◆ About this task:
Go through the data and copy each line where the string "return" appears.

◆ Records shown:

__global__ __launch_bounds__(256) void arenaSumKernel(const AlnRec *__restrict__ recs, uint64_t nAln, uint64_t maxSeqLen, unsigned long long *__restrict__ qSum,
                                                      unsigned long long *__restrict__ qSumAa, uint32_t *__restrict__ qCan, int mirror) {
    const int lane = laneId();
    for (uint64_t i = (uint64_t) blockIdx.x * blockDim.x + threadIdx.x; i < nAln; i += (uint64_t) gridDim.x * blockDim.x) {
        const AlnRec r = recs[i];
        const uint32_t id = r.query;
        uint32_t add = 0, addAa = 0; bool can = false;
        if (r.target != id && r.accepted) {
            add = (uint32_t) r.dbLen; addAa = (uint32_t) r.dbLen / 3 + 2;
            AlnCoords c; c.qStart = r.qStart; c.qEnd = r.qEnd; c.dbStart = r.dbStart; c.dbEnd = r.dbEnd;
            if (mirror && c.qStart > c.qEnd) c = mirrorReverseHit(r.qStart, r.qEnd, r.dbStart, r.dbEnd, (unsigned) r.dbLen);
            if (isBranchType(c.qStart, c.qEnd, (unsigned) r.qLen, c.dbStart, c.dbEnd, (unsigned) r.dbLen)) {
                if (c.dbStart == 0) can = canExtendRight(rightFragLen((unsigned) r.dbLen, c.dbEnd), c.qEnd, (unsigned) r.qLen);
                else if (c.qStart == 0) can = canExtendLeft(c.dbStart, c.dbEnd, (unsigned) r.dbLen) && ((uint64_t) r.qLen + (uint64_t) c.dbStart < maxSeqLen);
            }
        }
        const unsigned long long act = __ballot(1);
        const uint32_t prevId = (uint32_t) __shfl_up((int) id, 1, 64);
        const bool head = lane == 0 || prevId != id;
        const unsigned long long heads = __ballot(head), cans = __ballot(can);
        const int segStart = 63 - __clzll((long long) (heads & (lane == 63 ? ~0ULL : ((2ULL << lane) - 1ULL))));
        const unsigned long long later = lane == 63 ? 0ULL : (heads & ~((2ULL << lane) - 1ULL));
// ... 462 lines not shown
        (guided && (dAaLens.alloc((M + 1) * 8) != hipSuccess || dAaStart.alloc((M + 2) * 8) != hipSuccess))) { setError("plasship_assemble: out of device memory"); return PLASSHIP_ERR_DEVICE; }
    if (M) {
        const unsigned gridM = (unsigned) std::min<uint64_t>((M + 255) / 256, 8192);
        hipLaunchKernelGGL(extLensKernel, dim3(gridM), dim3(256), 0, st, gMeta.as<ExtMeta>(), M, dLens.as<uint64_t>(), guided ? dAaLens.as<uint64_t>() : (uint64_t *) nullptr);
        if (exclusiveScanU64(st, dLens.as<uint64_t>(), dStart.as<uint64_t>(), M, dTmp2.p, tmp2Bytes) ||
            (guided && exclusiveScanU64(st, dAaLens.as<uint64_t>(), dAaStart.as<uint64_t>(), M, dTmp2.p, tmp2Bytes))) { setError("plasship_assemble: scan failed"); return PLASSHIP_ERR_DEVICE; }
        hipLaunchKernelGGL(extMergeKernel, dim3(gridM), dim3(256), 0, st, gMeta.as<ExtMeta>(), M, dStart.as<uint64_t>(), guided ? dAaStart.as<uint64_t>() : (const uint64_t *) nullptr,
                           dFlags, dNewLen, dNewStart, dAaNewLen, dAaNewStart);
    }
    PH_TRACE(st, "assemble: merged the extended sequences");
    if (!keepTarget) {
        DevBuf gFlags;
        rc = commAllgathervBytes(ctx, dFlags, (uint64_t) N * 4, gFlags, rb); if (rc) return rc;
        if (N) hipLaunchKernelGGL(orFlagsKernel, dim3(gridN), dim3(256), 0, st, gFlags.as<uint32_t>(), N, W, dFlags);
        PH_CHECK(plasship::streamSync(st));
    }
    PH_CHECK(plasship::streamSync(st));
    PH_CHECK(hipGetLastError());
    return PLASSHIP_OK;
}

static bool asmHistOn() { return getenv("PLASSHIP_DEBUG_ASMHIST") != nullptr; }
static int asmHistRecord(hipStream_t st, uint32_t N, const uint64_t *dQoff, const uint32_t *dBigList, uint32_t nBig, const uint32_t *dRounds, const uint32_t *dCycles,
                         uint32_t cap, const uint32_t *tierQueries) {
    static int call = 0;
    std::vector<uint32_t> ids(nBig), rounds(N), cycles(N);
    std::vector<uint64_t> qoff((size_t) N + 1);
    if (nBig) PH_COPY_SYNC(st, ids.data(), dBigList, (size_t) nBig * 4, hipMemcpyDeviceToHost);
    PH_COPY_SYNC(st, qoff.data(), dQoff, ((size_t) N + 1) * 8, hipMemcpyDeviceToHost);
    PH_COPY_SYNC(st, rounds.data(), dRounds, (size_t) N * 4, hipMemcpyDeviceToHost);
    PH_COPY_SYNC(st, cycles.data(), dCycles, (size_t) N * 4, hipMemcpyDeviceToHost);
    constexpr int NH = 5, NR = 8;
    uint64_t hq[NH] = {}, hx[NH] = {}, hr[NH] = {}, hc[NH] = {}, hm[NH] = {}, rq[NR] = {}, ct = 0, over = 0, maxH = 0;
    for (uint32_t w = 0; w < nBig; w++) {
        const uint32_t id = ids[w], h = (uint32_t) (qoff[id + 1] - qoff[id]), r = rounds[id] & 0x7FFFFFFFu;
        int b = 0; while (b < NH - 1 && h > (128u << b)) b++;
        int k = 0; if (r) { k = 1; uint32_t e = 1; while (k < NR - 1 && r > e) { e <<= 1; k++; } }
        hq[b]++; hx[b] += rounds[id] >> 31; hr[b] += r; hm[b] = std::max<uint64_t>(hm[b], r); hc[b] += cycles[id]; ct += cycles[id];
        rq[k]++; over += h > cap; maxH = std::max<uint64_t>(maxH, h);
    }
    std::string s = "asmHist call " + std::to_string(call++) + " big queries " + std::to_string(nBig) + " (max h " + std::to_string(maxH) + ", over cap " +
                    std::to_string(cap) + ": " + std::to_string(over) + ") | h bins <=128,<=256,<=512,<=1024,more: queries/extended/mean rounds/max rounds/% ticks";
    for (int b = 0; b < NH; b++) {
        char t[96];
        snprintf(t, sizeof(t), " [%llu %llu %.2f %llu %.1f%%]", (unsigned long long) hq[b], (unsigned long long) hx[b], hq[b] ? (double) hr[b] / hq[b] : 0.0,
                 (unsigned long long) hm[b], ct ? 100.0 * hc[b] / ct : 0.0);
        s += t;
    }
    s += " | rounds 0,1,2,<=4,<=8,<=16,<=32,more:";
    for (int k = 0; k < NR; k++) s += " " + std::to_string(rq[k]);
    s += " | tier queries <=8,<=16,<=32,<=64,more:";
    for (int t = 0; t < 5; t++) s += " " + std::to_string(tierQueries[t]);
    fprintf(stderr, "%s\n", s.c_str());
    return PLASSHIP_OK;
}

◆ Result of the task:
        (guided && (dAaLens.alloc((M + 1) * 8) != hipSuccess || dAaStart.alloc((M + 2) * 8) != hipSuccess))) { setError("plasship_assemble: out of device memory"); return PLASSHIP_ERR_DEVICE; }
            (guided && exclusiveScanU64(st, dAaLens.as<uint64_t>(), dAaStart.as<uint64_t>(), M, dTmp2.p, tmp2Bytes))) { setError("plasship_assemble: scan failed"); return PLASSHIP_ERR_DEVICE; }
        rc = commAllgathervBytes(ctx, dFlags, (uint64_t) N * 4, gFlags, rb); if (rc) return rc;
    return PLASSHIP_OK;
static bool asmHistOn() { return getenv("PLASSHIP_DEBUG_ASMHIST") != nullptr; }
    return PLASSHIP_OK;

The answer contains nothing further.